» **Assignment**
Counting task for the data below: how many lines hold the word "HIPCHK"? Answer with the number only.
━━━━━━━━━━━━━━━━━━━━
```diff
@@ -234,22 +260,7 @@
 		CHROMA(chroma_head(0));
 		CHROMA(chroma_head(1));
 	}
-	nhw_launch_analysis(jpeg, proc, n, ps, W, H, 1, s, nullptr, 0, 0, 0, nullptr, 0, 0, plane16(ws, B_LL1), ws.stride[B_LL1] / 2, H);
-	STAGE_DONE();
-	if (q > 6) {
-	nhw_launch_phase(PH_L1, ws, 0, out, d_sizes, d_status, s);
-	nhw_launch_wave(WV_DQ1, ws, s);
-	STAGE_DONE();
-	if (ws.dbg) {
-	nhw_launch_synthesis(jpeg, proc, n, ps, W, H, s);
-	STAGE_DONE();
-	nhw_launch_phase(PH_L2, ws, 0, out, d_sizes, d_status, s);
-	STAGE_DONE();
-	} else nhw_launch_l2_recon(jpeg, proc, ps, plane16(ws, B_LL1), ws.stride[B_LL1] / 2, n, s);
-	if (q > 12) nhw_launch_analysis(jpeg, proc, n, ps, W, H, 1, s, plane16(ws, B_L2SAVE), ws.stride[B_L2SAVE] / 2, H, 1);
-	else nhw_launch_analysis(jpeg, proc, n, ps, W, H, 1, s);
-	STAGE_DONE();
-	}
+	{ const int rc_ = luma_loop_launches(e, ws, n, s, stage); if (rc_ != 1) return rc_; }
 	if (q <= 12) {
 		nhw_launch_low_ll2(proc, ps, q, n, s);
 		nhw_launch_copy_block(proc, ps, W, plane16(ws, B_L2SAVE), ws.stride[B_L2SAVE] / 2, H, H, H, n, s);
@@ -513,6 +524,45 @@
 	return NHW_OK;
 }
 
+extern "C" int nhw_stage_luma_loop(nhw_enc *e, int n, int form, void *stream)
+{
+	if (!e || n < 1 || n > e->max_batch || form < 0 || form > 5) { nhw_enc_err = "bad argument"; return NHW_E_ARG; }
+	if (!e->timed || n > e->last_n || e->stop_after || e->last_q < 7) {
+		nhw_enc_err = "nhw_stage_luma_loop: needs a completed whole batch of >= n images at quality >= 7 and no debug stop";
+		return NHW_E_ARG;
+	}
+	HIPCHK(hipSetDevice(e->device));
+	NhwWs ws = e->ws;
+	ws.n = n; ws.q = e->last_q; ws.dbg = 0;
+	hipStream_t s = stream ? (hipStream_t)stream : e->own_stream;
+	HIPCHK(hipStreamWaitEvent(s, e->ev[EV_END], 0));
+	int16_t *jpeg = plane16(ws, B_JPEG), *proc = plane16(ws, B_PROC), *ll1 = plane16(ws, B_LL1), *l2save = plane16(ws, B_L2SAVE);
+	const size_t ps = ws.stride[B_JPEG] / 2;
+	const bool save = ws.q > 12;
+	if (form == 0) {
+		int stage = 0;
+		const int rc = luma_loop_launches(e, ws, n, s, stage);
+		if (rc != 1) return rc;
+	} else if (form == 1) {
+		nhw_launch_l2_recon(jpeg, proc, ps, ll1, ws.stride[B_LL1] / 2, n, s, save ? l2save : nullptr, ws.stride[B_L2SAVE] / 2);
+		if (!save) nhw_launch_analysis(jpeg, proc, n, ps, W, H, 1, s);
+	} else {
+		if (form == 3 || form == 4) {
+			nhw_launch_analysis(jpeg, proc, n, ps, W, H, 1, s, nullptr, 0, 0, 0, nullptr, 0, 0, ll1, ws.stride[B_LL1] / 2, H);
+			nhw_launch_phase(PH_L1, ws, 0, nullptr, nullptr, nullptr, s);
+			nhw_launch_wave(WV_DQ1, ws, s);
+		}
+		nhw_launch_synthesis(jpeg, proc, n, ps, W, H, s);
+		if (form < 4) {
+			nhw_launch_phase(PH_L2, ws, 0, nullptr, nullptr, nullptr, s);
+			if (save) nhw_launch_analysis(jpeg, proc, n, ps, W, H, 1, s, l2save, ws.stride[B_L2SAVE] / 2, H, 1);
+			else nhw_launch_analysis(jpeg, proc, n, ps, W, H, 1, s);
+		}
+	}
+	HIPCHK(hipGetLastError());
+	return NHW_OK;
+}
+
 extern "C" int nhw_stage_synthesis(nhw_enc *e, void *d_jpeg, void *d_proc, int n_img, size_t plane_stride, int stride, int size, void *stream)
 {
 	if (!e || n_img < 1) return NHW_E_ARG;
diff --git a/nhwcodec_amd/csrc/nhw_host.h b/nhwcodec_amd/csrc/nhw_host.h
--- a/nhwcodec_amd/csrc/nhw_host.h
+++ b/nhwcodec_amd/csrc/nhw_host.h
@@ -41,7 +41,7 @@
 enum { WV_DQ1, WV_DQ0, WV_EMIT, WV_QUANT };
 void nhw_launch_phase(int ph, const NhwWs &ws, int comp, uint8_t *out, uint32_t *sizes, int32_t *status, hipStream_t s);
 void nhw_launch_wave(int ph, const NhwWs &ws, hipStream_t s);
-void nhw_launch_l2_recon(int16_t *jpeg, const int16_t *proc, size_t plane_stride, int16_t *ll1, size_t ll1_stride, int n, hipStream_t s);
+void nhw_launch_l2_recon(int16_t *jpeg, int16_t *proc, size_t plane_stride, int16_t *ll1, size_t ll1_stride, int n, hipStream_t s, int16_t *l2save = nullptr, size_t save_stride = 0);
 void nhw_launch_chroma_loops(int16_t *cproc, size_t plane_stride, int16_t *cll1, size_t ll1_stride, int16_t *cl2save, size_t save_stride,
                              const uint8_t *pu, size_t pu_stride, int q, int comp, int compat, int n, hipStream_t s);
 void nhw_launch_copy_block(const int16_t *src, size_t src_plane, int src_row, int16_t *dst, size_t dst_plane, int dst_row, int rows, int cols, int n, hipStream_t s);
diff --git a/nhwcodec_amd/csrc/nhw_tail.hip b/nhwcodec_amd/csrc/nhw_tail.hip
--- a/nhwcodec_amd/csrc/nhw_tail.hip
+++ b/nhwcodec_amd/csrc/nhw_tail.hip
@@ -98,7 +98,9 @@
 	}
 }
 
-__global__ __launch_bounds__(1024) void k_l2_recon(int16_t *__restrict__ jpegb, const int16_t *__restrict__ procb, size_t plane_stride, int16_t *__restrict__ ll1b, size_t ll1_stride, int n)
+template <bool ANA>
+__global__ __launch_bounds__(1024) void k_l2_recon(int16_t *__restrict__ jpegb, int16_t *__restrict__ procb, size_t plane_stride, int16_t *__restrict__ ll1b, size_t ll1_stride, int n,
+                                                   int16_t *__restrict__ saveb, size_t save_stride)
 {
 	extern __shared__ __attribute__((aligned(16))) int16_t smem[];
 	constexpr int S = H, LS = S + 2, HLF = S / 2, PPL = HLF / 64, NT_ = 1024, NPRE = S * (S / 8) / NT_;
@@ -114,7 +116,7 @@
 	}
 	for (int img = blockIdx.x; img < n; img += gridDim.x) {
 		int16_t *jp = jpegb + (size_t)img * plane_stride, *o = ll1b + (size_t)img * ll1_stride;
-		const int16_t *p = procb + (size_t)img * plane_stride;
+		int16_t *p = procb + (size_t)img * plane_stride;
 #pragma unroll
 		for (int u = 0; u < NPRE; u++) {
 			const int v = t + u * NT_, row = v / (S / 8), c8 = v % (S / 8);
@@ -142,6 +144,7 @@
 			for (int u = 0; u < PPL; u++) reinterpret_cast<uint32_t *>(x)[lane + 64 * u] = (uint32_t)(uint16_t)e[u] | ((uint32_t)(uint16_t)od[u] << 16);
 		}
 		lds_barrier();
+#pragma unroll 4
 		for (int i = 0; i < 16; i++) {
 			int16_t *x = A + wv * 16 + i;
 			int e[PPL], od[PPL];
@@ -209,14 +212,52 @@
 			}
 			uint2 w;
 			w.x = (uint32_t)(uint16_t)(ov[0] + st[0]) | ((uint32_t)(uint16_t)(ov[1] + st[1]) << 16); w.y = (uint32_t)(uint16_t)(ov[2] + st[2]) | ((uint32_t)(uint16_t)(ov[3] + st[3]) << 16);
-			*reinterpret_cast<uint2 *>(jp + (size_t)r * W + c0) = w;
+			if (!ANA) *reinterpret_cast<uint2 *>(jp + (size_t)r * W + c0) = w;
+			else {
+				int lo[2], hi[2];
+				ana_row_quad(w.x, w.y, lane, lo, hi);
+				int16_t *x = A + (2 * lane) * LS + r;
+				x[0] = (int16_t)lo[0]; x[LS] = (int16_t)lo[1]; x[HLF * LS] = (int16_t)hi[0]; x[(HLF + 1) * LS] = (int16_t)hi[1];
+			}
+		}
+		if (ANA) {
+			lds_barrier();
+			int16_t *save = saveb + (size_t)img * save_stride;
+			const int rr = lane >> 5, c8 = lane & 31;
+#pragma unroll 1
+			for (int i = 0; i < 8; i++) {
+				const int c = r0 + 2 * i;
+				const uint32_t *g = reinterpret_cast<const uint32_t *>(A + (c + rr) * LS + 8 * c8);
+				*reinterpret_cast<uint4 *>(jp + (size_t)(c + rr) * W + 8 * c8) = make_uint4(g[0], g[1], g[2], g[3]);
+				uint32_t Ew[PPL], Ow[PPL];
+				int lo[PPL][2], hi[PPL][2];
+#pragma unroll
+				for (int u = 0; u < PPL; u++) {
+					const uint32_t a = reinterpret_cast<const uint32_t *>(A + c * LS)[lane + 64 * u], b = reinterpret_cast<const uint32_t *>(A + (c + 1) * LS)[lane + 64 * u];
+					Ew[u] = (a & 0xFFFFu) | (b << 16); Ow[u] = (a >> 16) | (b & 0xFFFF0000u);
+				}
+				ana_col_pair<PPL, HLF>(Ew, Ow, c < HLF, lane, lo, hi);
+				asm volatile("" ::: "memory");
+#pragma unroll
+				for (int h = 0; h < 2; h++) {
+					int16_t *x = A + (c + h) * LS;
+#pragma unroll
+					for (int u = 0; u < PPL; u++) { x[lane + 64 * u] = (int16_t)lo[u][h]; x[HLF + lane + 64 * u] = (int16_t)hi[u][h]; }
+				}
+				asm volatile("" ::: "memory");
+				const uint4 w = make_uint4(g[0], g[1], g[2], g[3]);
+				*reinterpret_cast<uint4 *>(p + (size_t)(c + rr) * W + 8 * c8) = w;
+				*reinterpret_cast<uint4 *>(save + (size_t)(c + rr) * H + 8 * c8) = w;
+			}
 		}
 		lds_barrier();
 	}
 }
-void nhw_launch_l2_recon(int16_t *jpeg, const int16_t *proc, size_t plane_stride, int16_t *ll1, size_t ll1_stride, int n, hipStream_t s)
-{
-	k_l2_recon<<<n < 256 ? n : 256, 1024, H * (H + 2) * sizeof(int16_t) + 288, s>>>(jpeg, proc, plane_stride, ll1, ll1_stride, n);
+void nhw_launch_l2_recon(int16_t *jpeg, int16_t *proc, size_t plane_stride, int16_t *ll1, size_t ll1_stride, int n, hipStream_t s,
+                         int16_t *l2save , size_t save_stride)
+{
+	if (l2save) k_l2_recon<true><<<n < 256 ? n : 256, 1024, H * (H + 2) * sizeof(int16_t) + 288, s>>>(jpeg, proc, plane_stride, ll1, ll1_stride, n, l2save, save_stride);
+	else k_l2_recon<false><<<n < 256 ? n : 256, 1024, H * (H + 2) * sizeof(int16_t) + 288, s>>>(jpeg, proc, plane_stride, ll1, ll1_stride, n, nullptr, 0);
 }
 
 __global__ __launch_bounds__(512) __attribute__((amdgpu_waves_per_eu(8, 8))) void k_chroma_loops(int16_t *__restrict__ cprocb, size_t plane_stride, int16_t *__restrict__ cll1b, size_t ll1_stride,
@@ -374,8 +415,10 @@
 #define SETATTR(fn) do { const hipError_t e_ = hipFuncSetAttribute(reinterpret_cast<const void *>(&fn), hipFuncAttributeMaxDynamicSharedMemorySize, 100 << 10); \
                          if (e_ != hipSuccess) { *where = "hipFuncSetAttribute(" #fn ", MaxDynamicSharedMemorySize)"; return (int)e_; } } while (0)
 	SETATTR(k_phase<PH_L1>); SETATTR(k_phase<PH_L2>); SETATTR(k_phase<PH_L3>); SETATTR(k_phase<PH_C5>);
-	{ const hipError_t e_ = hipFuncSetAttribute(reinterpret_cast<const void *>(&k_l2_recon), hipFuncAttributeMaxDynamicSharedMemorySize, (int)(H * (H + 2) * sizeof(int16_t) + 288));
-	  if (e_ != hipSuccess) { *where = "hipFuncSetAttribute(k_l2_recon, MaxDynamicSharedMemorySize)"; return (int)e_; } }
+	for (const void *fn : { reinterpret_cast<const void *>(&k_l2_recon<false>), reinterpret_cast<const void *>(&k_l2_recon<true>) }) {
+		const hipError_t e_ = hipFuncSetAttribute(fn, hipFuncAttributeMaxDynamicSharedMemorySize, (int)(H * (H + 2) * sizeof(int16_t) + 288));
+		if (e_ != hipSuccess) { *where = "hipFuncSetAttribute(k_l2_recon, MaxDynamicSharedMemorySize)"; return (int)e_; }
+	}
 #undef SETATTR
 	return 0;
 }
```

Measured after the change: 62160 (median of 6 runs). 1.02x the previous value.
━━━━━━━━━━━━━━━━━━━━
» **Exercise result**
3